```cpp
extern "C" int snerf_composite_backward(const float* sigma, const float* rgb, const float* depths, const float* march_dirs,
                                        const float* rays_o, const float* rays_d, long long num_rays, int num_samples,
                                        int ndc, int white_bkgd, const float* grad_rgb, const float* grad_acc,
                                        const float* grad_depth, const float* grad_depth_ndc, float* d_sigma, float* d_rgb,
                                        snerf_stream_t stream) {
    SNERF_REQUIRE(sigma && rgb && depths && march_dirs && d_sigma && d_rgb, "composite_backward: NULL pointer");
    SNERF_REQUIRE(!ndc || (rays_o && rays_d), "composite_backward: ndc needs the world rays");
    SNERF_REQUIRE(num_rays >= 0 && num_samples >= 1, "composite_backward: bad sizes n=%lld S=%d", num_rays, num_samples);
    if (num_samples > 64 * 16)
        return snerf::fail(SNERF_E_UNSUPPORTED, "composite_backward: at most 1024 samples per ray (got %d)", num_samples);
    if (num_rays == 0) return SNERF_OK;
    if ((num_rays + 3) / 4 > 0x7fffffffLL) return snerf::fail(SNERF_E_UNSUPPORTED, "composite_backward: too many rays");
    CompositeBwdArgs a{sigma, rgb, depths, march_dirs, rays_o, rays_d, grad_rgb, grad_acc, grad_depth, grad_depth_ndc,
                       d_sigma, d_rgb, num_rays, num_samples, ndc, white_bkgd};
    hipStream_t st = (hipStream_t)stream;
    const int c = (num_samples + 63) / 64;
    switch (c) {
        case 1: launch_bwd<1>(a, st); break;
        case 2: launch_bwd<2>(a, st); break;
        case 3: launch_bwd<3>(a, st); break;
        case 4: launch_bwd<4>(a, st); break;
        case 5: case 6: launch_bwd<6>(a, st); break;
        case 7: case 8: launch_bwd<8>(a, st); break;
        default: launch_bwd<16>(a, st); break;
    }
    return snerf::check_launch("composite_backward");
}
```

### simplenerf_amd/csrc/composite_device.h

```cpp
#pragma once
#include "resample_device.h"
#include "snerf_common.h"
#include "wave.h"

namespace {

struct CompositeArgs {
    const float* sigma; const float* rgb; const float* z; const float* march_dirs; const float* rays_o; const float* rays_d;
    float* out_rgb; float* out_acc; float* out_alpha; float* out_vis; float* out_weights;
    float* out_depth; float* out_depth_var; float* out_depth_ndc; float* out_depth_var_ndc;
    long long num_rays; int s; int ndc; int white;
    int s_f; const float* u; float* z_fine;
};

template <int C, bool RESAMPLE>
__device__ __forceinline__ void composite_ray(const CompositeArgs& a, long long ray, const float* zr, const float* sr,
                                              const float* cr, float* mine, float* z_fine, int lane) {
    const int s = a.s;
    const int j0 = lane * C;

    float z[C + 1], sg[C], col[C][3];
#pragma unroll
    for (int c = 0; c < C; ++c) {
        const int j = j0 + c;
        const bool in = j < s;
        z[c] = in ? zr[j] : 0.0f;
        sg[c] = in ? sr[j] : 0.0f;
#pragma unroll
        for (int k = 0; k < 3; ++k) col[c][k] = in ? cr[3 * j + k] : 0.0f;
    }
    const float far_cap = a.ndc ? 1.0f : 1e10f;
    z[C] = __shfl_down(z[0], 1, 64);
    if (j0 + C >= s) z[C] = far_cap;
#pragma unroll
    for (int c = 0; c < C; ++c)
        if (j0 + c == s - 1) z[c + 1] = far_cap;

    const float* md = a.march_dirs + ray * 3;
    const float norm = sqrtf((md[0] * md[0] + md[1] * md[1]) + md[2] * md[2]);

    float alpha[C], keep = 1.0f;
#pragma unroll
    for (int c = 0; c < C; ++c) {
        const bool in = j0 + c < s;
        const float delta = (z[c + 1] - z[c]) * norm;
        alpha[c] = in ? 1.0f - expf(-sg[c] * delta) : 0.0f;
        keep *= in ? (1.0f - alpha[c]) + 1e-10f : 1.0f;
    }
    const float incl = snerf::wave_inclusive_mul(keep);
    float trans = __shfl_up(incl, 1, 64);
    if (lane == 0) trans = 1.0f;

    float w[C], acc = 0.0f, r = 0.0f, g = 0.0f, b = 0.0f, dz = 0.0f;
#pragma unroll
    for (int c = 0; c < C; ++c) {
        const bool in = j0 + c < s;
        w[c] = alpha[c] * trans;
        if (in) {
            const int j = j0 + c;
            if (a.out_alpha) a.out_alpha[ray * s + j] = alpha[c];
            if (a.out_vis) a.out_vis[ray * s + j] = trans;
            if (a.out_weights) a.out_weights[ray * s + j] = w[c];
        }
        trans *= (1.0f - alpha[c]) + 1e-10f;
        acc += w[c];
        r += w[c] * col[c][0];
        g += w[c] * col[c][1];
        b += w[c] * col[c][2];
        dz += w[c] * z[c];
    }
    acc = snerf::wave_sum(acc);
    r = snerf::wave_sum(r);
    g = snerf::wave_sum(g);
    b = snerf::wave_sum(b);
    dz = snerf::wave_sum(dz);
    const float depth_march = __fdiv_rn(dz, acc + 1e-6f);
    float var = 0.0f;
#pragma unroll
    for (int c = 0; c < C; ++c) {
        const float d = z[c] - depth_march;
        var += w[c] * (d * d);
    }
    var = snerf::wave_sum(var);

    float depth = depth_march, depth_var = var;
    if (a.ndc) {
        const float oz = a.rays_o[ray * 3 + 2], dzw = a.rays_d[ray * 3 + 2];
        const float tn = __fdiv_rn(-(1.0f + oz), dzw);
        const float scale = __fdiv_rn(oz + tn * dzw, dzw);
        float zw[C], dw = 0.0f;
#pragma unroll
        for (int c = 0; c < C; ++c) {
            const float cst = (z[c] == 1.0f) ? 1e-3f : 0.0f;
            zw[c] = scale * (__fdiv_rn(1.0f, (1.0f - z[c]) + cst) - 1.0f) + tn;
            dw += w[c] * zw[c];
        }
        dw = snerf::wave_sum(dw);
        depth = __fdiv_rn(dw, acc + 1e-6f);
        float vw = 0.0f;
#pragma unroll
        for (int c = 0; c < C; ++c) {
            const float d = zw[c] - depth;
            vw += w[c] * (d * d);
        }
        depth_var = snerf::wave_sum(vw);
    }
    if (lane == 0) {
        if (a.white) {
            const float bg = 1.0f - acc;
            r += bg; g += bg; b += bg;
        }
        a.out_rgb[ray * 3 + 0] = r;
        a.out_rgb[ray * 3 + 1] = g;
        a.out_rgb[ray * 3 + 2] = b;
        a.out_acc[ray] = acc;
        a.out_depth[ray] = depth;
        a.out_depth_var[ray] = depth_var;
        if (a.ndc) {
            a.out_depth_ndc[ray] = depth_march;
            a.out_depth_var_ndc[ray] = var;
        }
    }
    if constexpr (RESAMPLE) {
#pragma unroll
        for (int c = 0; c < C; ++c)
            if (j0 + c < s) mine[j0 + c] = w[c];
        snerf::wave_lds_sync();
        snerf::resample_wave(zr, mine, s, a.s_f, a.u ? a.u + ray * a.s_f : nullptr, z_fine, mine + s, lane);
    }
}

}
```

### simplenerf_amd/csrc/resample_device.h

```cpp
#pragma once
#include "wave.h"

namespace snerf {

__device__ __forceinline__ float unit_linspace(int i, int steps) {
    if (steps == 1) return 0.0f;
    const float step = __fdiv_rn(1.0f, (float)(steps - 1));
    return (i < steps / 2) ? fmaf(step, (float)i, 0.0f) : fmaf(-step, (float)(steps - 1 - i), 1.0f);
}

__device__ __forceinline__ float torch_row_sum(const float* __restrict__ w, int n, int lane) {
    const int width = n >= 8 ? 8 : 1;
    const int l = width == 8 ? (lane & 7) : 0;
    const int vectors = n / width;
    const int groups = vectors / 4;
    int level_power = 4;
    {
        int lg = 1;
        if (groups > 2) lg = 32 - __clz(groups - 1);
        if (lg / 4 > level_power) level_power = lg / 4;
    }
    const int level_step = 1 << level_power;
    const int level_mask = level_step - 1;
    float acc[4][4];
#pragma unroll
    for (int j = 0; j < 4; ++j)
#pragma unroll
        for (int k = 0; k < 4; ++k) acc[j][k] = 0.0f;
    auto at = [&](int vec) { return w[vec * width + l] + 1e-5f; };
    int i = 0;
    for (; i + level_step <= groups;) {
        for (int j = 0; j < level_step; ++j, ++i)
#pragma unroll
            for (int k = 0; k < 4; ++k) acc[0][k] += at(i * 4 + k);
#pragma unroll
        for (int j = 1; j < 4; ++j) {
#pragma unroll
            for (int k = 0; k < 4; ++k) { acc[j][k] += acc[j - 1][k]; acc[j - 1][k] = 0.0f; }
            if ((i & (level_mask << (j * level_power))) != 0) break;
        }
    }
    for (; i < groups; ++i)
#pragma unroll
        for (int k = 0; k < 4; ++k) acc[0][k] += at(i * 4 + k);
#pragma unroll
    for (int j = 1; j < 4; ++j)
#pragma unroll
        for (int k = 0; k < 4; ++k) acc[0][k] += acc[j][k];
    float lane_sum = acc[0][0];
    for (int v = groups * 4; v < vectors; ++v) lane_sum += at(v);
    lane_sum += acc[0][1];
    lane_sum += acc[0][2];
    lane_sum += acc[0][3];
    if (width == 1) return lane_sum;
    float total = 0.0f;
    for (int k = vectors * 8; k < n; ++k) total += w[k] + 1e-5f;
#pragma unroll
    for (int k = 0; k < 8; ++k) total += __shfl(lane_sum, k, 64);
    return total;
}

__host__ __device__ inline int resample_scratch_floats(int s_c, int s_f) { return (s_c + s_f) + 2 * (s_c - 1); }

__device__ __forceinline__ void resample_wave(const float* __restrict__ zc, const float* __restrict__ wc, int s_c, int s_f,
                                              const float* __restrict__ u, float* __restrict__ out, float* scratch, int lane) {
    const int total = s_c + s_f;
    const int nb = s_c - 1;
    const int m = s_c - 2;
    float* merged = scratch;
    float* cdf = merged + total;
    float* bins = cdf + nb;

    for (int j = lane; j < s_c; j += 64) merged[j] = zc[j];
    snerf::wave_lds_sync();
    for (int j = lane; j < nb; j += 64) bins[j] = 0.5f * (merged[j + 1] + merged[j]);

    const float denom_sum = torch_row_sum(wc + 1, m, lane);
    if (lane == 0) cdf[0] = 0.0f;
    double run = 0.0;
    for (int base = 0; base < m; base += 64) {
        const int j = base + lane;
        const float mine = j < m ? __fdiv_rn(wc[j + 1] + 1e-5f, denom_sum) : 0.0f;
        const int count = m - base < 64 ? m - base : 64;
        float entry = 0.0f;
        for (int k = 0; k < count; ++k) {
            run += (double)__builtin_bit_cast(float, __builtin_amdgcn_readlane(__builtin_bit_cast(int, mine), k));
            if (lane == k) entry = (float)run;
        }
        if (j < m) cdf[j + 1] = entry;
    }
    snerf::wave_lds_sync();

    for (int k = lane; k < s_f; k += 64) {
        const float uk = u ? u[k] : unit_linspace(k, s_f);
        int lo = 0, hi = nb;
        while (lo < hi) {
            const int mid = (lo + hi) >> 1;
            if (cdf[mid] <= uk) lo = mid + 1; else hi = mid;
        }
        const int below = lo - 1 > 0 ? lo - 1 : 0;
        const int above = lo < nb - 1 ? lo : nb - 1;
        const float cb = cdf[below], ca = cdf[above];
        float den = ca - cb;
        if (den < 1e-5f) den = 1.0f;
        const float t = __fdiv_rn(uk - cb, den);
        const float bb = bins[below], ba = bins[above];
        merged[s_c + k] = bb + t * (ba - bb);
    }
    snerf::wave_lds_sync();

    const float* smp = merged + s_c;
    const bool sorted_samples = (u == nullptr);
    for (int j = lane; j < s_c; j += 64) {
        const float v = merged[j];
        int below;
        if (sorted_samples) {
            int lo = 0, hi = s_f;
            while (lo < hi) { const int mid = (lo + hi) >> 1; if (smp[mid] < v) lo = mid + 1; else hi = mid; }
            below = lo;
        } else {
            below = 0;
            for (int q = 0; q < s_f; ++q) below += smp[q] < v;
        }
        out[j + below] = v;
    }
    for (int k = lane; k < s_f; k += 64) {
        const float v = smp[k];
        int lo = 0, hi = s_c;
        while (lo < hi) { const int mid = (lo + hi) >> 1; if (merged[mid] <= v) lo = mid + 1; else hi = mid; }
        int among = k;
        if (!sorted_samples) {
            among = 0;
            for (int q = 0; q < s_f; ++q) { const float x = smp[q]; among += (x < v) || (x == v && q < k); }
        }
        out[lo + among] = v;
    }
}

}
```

□ □ □ □

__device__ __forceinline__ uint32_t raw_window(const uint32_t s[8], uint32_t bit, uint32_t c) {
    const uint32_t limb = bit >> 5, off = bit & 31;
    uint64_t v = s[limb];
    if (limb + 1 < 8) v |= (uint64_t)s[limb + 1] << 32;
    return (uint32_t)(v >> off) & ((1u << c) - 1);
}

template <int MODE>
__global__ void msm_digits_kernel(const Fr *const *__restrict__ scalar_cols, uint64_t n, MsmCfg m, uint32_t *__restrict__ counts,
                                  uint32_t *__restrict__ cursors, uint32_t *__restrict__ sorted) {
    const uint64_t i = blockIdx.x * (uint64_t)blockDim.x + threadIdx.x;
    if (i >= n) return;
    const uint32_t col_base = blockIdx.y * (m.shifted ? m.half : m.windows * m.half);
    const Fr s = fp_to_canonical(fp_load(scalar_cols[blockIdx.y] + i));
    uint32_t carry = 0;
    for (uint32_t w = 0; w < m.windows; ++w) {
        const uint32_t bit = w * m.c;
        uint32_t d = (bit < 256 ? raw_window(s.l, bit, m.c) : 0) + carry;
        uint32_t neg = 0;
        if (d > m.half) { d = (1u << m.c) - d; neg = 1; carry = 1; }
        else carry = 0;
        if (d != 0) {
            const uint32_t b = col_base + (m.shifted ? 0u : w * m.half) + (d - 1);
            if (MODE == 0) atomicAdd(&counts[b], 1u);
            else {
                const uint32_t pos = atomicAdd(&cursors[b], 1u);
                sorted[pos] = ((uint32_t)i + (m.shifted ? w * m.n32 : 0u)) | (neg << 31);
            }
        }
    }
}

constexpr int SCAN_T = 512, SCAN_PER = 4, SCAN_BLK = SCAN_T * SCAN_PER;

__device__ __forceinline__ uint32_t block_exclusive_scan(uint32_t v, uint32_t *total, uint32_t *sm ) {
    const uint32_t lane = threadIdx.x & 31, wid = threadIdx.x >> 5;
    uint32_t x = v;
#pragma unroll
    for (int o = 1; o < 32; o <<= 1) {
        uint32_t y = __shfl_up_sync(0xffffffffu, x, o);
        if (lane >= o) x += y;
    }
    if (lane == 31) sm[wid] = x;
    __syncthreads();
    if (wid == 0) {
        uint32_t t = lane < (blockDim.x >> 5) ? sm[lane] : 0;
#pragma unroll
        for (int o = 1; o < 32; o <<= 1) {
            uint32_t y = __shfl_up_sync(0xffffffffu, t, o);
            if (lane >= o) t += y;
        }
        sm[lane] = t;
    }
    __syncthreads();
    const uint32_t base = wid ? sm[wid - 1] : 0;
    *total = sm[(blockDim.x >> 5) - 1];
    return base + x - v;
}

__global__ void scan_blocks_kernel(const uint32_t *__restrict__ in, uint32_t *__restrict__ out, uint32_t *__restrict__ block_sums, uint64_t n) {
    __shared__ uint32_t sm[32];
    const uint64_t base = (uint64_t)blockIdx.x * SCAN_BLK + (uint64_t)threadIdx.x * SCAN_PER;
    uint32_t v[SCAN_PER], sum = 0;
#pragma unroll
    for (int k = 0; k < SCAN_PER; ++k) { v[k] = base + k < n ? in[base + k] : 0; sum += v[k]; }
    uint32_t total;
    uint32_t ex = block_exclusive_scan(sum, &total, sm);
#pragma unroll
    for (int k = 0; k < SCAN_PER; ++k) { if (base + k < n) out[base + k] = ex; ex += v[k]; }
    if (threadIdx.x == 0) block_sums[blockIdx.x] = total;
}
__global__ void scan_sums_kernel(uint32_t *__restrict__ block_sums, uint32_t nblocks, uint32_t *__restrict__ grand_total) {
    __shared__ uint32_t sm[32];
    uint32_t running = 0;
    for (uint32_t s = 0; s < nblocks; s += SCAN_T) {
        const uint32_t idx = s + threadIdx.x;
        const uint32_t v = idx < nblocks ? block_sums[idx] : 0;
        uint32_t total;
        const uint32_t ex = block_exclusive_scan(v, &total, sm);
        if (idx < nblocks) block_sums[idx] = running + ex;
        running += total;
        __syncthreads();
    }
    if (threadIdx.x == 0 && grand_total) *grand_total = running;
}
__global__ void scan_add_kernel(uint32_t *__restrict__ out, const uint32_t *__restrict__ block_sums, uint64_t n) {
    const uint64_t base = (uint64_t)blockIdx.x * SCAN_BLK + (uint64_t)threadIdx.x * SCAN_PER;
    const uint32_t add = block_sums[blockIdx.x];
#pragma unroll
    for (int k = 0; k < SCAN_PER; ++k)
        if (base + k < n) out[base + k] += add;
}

□ □ □ □

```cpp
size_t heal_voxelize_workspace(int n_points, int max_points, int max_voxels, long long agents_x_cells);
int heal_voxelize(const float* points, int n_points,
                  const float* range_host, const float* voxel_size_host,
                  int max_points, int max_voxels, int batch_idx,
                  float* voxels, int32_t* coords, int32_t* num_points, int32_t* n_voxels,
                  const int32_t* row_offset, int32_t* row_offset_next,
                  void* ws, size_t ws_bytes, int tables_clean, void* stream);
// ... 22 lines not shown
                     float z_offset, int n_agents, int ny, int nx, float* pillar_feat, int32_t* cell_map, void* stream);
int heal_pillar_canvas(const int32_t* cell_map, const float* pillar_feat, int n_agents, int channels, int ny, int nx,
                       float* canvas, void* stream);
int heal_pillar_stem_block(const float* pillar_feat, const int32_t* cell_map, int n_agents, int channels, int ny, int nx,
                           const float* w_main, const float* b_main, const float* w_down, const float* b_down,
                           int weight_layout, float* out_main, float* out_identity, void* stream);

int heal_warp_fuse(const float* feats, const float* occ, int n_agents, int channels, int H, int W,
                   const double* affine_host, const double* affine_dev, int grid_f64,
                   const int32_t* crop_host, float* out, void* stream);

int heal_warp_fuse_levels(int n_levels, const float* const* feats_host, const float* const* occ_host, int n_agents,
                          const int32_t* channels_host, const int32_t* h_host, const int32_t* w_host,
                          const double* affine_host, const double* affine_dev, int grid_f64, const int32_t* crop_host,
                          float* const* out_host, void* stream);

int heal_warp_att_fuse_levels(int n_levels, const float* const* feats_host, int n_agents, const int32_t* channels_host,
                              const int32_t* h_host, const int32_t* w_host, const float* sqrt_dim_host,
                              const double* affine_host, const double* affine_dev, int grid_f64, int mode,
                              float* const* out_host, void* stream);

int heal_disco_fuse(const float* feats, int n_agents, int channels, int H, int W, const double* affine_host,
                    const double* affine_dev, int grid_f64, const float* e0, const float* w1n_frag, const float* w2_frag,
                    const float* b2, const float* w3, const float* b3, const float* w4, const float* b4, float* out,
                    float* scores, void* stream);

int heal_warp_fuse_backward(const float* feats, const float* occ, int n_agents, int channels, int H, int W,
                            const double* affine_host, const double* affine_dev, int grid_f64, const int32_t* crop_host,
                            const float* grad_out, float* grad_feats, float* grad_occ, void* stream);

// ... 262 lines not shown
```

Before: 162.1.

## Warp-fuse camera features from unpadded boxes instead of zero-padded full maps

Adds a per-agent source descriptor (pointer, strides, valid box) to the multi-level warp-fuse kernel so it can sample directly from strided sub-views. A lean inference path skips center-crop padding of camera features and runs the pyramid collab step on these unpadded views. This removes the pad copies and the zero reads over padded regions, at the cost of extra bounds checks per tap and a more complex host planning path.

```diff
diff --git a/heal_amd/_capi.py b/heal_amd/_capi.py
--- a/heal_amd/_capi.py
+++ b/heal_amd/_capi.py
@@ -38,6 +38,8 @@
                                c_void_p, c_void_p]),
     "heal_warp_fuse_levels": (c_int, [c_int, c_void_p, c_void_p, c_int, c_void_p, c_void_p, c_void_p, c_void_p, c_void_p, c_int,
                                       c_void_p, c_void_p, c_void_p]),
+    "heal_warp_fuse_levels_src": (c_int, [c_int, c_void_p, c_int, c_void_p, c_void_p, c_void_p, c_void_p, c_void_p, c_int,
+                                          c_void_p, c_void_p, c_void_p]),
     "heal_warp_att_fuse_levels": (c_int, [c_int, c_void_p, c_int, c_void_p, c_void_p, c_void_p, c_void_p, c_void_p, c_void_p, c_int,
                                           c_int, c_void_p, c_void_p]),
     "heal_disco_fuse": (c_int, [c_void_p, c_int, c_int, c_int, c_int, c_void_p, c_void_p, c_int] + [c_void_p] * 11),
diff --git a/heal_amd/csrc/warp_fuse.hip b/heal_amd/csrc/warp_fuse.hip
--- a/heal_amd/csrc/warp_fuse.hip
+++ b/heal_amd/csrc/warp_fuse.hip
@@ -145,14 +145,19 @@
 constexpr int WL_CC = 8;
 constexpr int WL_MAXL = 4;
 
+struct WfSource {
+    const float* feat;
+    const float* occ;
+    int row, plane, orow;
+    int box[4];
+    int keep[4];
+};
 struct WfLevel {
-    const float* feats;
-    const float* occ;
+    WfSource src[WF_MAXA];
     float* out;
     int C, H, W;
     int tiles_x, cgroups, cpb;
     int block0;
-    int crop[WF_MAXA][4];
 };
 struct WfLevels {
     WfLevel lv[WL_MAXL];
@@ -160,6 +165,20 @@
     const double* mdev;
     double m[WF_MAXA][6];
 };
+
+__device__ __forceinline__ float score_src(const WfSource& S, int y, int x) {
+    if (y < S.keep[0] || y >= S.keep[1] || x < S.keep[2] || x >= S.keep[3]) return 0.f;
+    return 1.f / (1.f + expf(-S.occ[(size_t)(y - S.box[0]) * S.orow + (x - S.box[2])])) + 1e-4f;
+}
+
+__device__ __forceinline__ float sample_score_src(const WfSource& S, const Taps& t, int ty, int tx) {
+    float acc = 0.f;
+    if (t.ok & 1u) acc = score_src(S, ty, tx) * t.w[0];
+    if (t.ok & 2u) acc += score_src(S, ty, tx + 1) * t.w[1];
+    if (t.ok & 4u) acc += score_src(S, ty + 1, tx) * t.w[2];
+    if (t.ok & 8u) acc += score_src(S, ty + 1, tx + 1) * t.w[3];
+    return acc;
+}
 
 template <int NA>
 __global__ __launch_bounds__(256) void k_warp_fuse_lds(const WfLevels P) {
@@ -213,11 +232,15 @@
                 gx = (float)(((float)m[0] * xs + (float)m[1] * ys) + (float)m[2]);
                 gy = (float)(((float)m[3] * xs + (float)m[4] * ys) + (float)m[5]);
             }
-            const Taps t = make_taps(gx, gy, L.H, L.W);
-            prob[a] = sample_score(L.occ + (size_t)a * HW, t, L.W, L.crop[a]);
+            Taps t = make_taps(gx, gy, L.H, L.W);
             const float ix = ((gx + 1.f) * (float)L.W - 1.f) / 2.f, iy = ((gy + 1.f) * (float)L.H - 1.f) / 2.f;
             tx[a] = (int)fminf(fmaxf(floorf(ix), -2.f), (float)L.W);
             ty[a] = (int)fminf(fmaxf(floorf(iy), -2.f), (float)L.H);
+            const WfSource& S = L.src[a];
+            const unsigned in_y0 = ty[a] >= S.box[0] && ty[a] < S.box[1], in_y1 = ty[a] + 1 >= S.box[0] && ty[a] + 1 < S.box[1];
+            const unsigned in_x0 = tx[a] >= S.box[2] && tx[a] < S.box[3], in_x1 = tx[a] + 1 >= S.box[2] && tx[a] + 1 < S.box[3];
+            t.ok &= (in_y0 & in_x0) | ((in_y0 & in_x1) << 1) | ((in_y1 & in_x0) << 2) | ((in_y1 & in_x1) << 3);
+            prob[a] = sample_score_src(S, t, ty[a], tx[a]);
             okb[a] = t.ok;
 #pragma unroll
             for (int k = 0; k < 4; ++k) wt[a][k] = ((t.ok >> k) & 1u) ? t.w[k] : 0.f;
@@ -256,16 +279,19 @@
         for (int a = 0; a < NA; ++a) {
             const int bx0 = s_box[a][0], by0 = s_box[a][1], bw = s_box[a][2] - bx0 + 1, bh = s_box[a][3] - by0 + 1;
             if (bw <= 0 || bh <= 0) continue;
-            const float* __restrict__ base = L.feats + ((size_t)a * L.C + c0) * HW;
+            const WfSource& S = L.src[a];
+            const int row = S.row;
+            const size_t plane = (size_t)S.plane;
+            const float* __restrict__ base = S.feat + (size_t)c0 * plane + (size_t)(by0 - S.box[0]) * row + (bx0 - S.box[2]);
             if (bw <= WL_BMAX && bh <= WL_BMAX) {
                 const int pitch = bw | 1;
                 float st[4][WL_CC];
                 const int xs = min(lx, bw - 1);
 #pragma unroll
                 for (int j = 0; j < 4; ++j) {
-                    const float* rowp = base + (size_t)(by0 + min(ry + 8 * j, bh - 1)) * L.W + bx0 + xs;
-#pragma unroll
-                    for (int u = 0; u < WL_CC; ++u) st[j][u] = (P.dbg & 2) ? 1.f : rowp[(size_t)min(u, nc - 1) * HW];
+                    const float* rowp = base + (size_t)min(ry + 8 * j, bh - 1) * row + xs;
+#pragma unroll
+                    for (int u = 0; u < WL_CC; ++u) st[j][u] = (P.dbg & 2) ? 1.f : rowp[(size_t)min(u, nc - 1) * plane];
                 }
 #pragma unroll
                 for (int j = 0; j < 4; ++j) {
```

□ □ □ □

§ To do:
Among the lines above, return those that hold the word "bool".

§ Solved problem:
template <int C, bool RESAMPLE>
        const bool in = j < s;
        const bool in = j0 + c < s;
        const bool in = j0 + c < s;
    const bool sorted_samples = (u == nullptr);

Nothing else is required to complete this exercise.